(SOURCE RECORDS)

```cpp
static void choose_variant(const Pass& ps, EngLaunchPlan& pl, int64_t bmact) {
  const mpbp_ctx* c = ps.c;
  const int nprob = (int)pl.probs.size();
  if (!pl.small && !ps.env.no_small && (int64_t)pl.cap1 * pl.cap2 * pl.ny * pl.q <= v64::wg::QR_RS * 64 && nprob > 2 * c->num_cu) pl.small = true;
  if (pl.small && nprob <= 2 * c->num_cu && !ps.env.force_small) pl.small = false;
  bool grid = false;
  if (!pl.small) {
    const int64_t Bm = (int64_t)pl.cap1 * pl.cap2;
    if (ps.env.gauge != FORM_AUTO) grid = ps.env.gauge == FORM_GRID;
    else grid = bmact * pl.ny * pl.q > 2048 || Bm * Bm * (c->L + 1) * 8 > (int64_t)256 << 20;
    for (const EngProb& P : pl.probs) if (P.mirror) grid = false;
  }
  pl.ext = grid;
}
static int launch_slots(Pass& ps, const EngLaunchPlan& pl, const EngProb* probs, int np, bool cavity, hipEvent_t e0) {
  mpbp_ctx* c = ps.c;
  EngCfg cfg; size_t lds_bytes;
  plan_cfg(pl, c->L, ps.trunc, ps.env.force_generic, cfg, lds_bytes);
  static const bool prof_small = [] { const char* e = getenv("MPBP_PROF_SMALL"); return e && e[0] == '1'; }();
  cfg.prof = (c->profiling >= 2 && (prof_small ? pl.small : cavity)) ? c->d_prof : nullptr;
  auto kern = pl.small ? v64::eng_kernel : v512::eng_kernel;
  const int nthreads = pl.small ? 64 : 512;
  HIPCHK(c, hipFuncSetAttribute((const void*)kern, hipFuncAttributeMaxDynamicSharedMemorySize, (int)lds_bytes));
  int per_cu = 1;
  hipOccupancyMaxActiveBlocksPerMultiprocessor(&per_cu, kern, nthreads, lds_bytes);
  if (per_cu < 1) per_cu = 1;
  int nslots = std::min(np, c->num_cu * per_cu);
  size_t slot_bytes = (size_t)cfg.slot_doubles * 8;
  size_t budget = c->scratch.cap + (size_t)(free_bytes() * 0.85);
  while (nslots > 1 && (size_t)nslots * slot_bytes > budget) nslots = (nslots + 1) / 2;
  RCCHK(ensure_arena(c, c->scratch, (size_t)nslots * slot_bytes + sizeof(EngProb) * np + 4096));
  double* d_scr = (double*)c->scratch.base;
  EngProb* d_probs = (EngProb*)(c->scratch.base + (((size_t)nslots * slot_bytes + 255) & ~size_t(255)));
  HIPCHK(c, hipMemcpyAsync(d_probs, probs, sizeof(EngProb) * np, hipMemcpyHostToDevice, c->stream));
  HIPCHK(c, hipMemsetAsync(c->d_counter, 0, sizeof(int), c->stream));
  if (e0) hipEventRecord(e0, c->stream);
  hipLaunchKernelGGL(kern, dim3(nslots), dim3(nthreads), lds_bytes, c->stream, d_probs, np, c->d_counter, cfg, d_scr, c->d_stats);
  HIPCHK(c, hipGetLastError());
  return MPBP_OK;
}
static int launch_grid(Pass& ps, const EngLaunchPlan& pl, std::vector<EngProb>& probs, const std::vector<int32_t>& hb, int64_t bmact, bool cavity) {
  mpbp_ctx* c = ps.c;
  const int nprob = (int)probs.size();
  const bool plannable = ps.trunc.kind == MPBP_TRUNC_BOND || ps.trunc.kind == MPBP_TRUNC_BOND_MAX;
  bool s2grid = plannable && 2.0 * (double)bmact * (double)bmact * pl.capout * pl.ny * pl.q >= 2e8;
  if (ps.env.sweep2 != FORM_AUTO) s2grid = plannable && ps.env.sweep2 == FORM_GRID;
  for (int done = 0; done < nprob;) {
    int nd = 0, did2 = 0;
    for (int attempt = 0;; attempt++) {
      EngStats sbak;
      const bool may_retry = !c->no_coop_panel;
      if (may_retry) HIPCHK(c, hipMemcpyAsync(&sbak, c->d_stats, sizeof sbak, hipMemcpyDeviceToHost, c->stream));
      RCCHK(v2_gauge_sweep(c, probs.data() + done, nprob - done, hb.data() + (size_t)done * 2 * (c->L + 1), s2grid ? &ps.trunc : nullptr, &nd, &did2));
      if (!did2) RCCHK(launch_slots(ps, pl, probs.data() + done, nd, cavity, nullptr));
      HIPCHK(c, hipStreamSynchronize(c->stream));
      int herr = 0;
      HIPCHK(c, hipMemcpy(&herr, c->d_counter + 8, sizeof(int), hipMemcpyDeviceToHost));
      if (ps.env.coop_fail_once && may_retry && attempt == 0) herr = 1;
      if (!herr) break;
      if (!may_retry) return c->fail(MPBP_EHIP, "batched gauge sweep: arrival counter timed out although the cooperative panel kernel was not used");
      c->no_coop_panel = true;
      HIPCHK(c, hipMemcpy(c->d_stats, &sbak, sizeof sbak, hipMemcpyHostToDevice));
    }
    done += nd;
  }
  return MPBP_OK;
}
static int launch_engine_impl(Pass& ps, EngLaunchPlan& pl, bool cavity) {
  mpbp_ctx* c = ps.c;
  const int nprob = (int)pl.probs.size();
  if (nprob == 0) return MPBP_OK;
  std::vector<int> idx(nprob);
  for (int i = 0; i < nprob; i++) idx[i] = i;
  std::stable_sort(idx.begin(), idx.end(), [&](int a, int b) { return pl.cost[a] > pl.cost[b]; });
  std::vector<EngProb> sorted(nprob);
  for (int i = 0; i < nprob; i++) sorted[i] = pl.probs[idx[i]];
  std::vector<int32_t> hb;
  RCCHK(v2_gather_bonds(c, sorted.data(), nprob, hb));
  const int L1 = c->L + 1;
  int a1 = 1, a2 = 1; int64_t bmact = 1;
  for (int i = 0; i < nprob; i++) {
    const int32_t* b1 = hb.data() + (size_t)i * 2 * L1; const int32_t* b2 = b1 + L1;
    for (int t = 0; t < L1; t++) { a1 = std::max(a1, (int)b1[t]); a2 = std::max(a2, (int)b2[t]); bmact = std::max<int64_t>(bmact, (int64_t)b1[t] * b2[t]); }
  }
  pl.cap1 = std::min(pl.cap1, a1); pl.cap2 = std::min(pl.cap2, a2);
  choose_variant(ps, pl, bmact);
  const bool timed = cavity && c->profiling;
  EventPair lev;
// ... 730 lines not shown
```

(End SOURCE RECORDS)

● **EXERCISE BRIEF**
Check each line in the data for the word "EngLaunchPlan", then report only how many lines contain it.

● **TASK OUTPUT**
4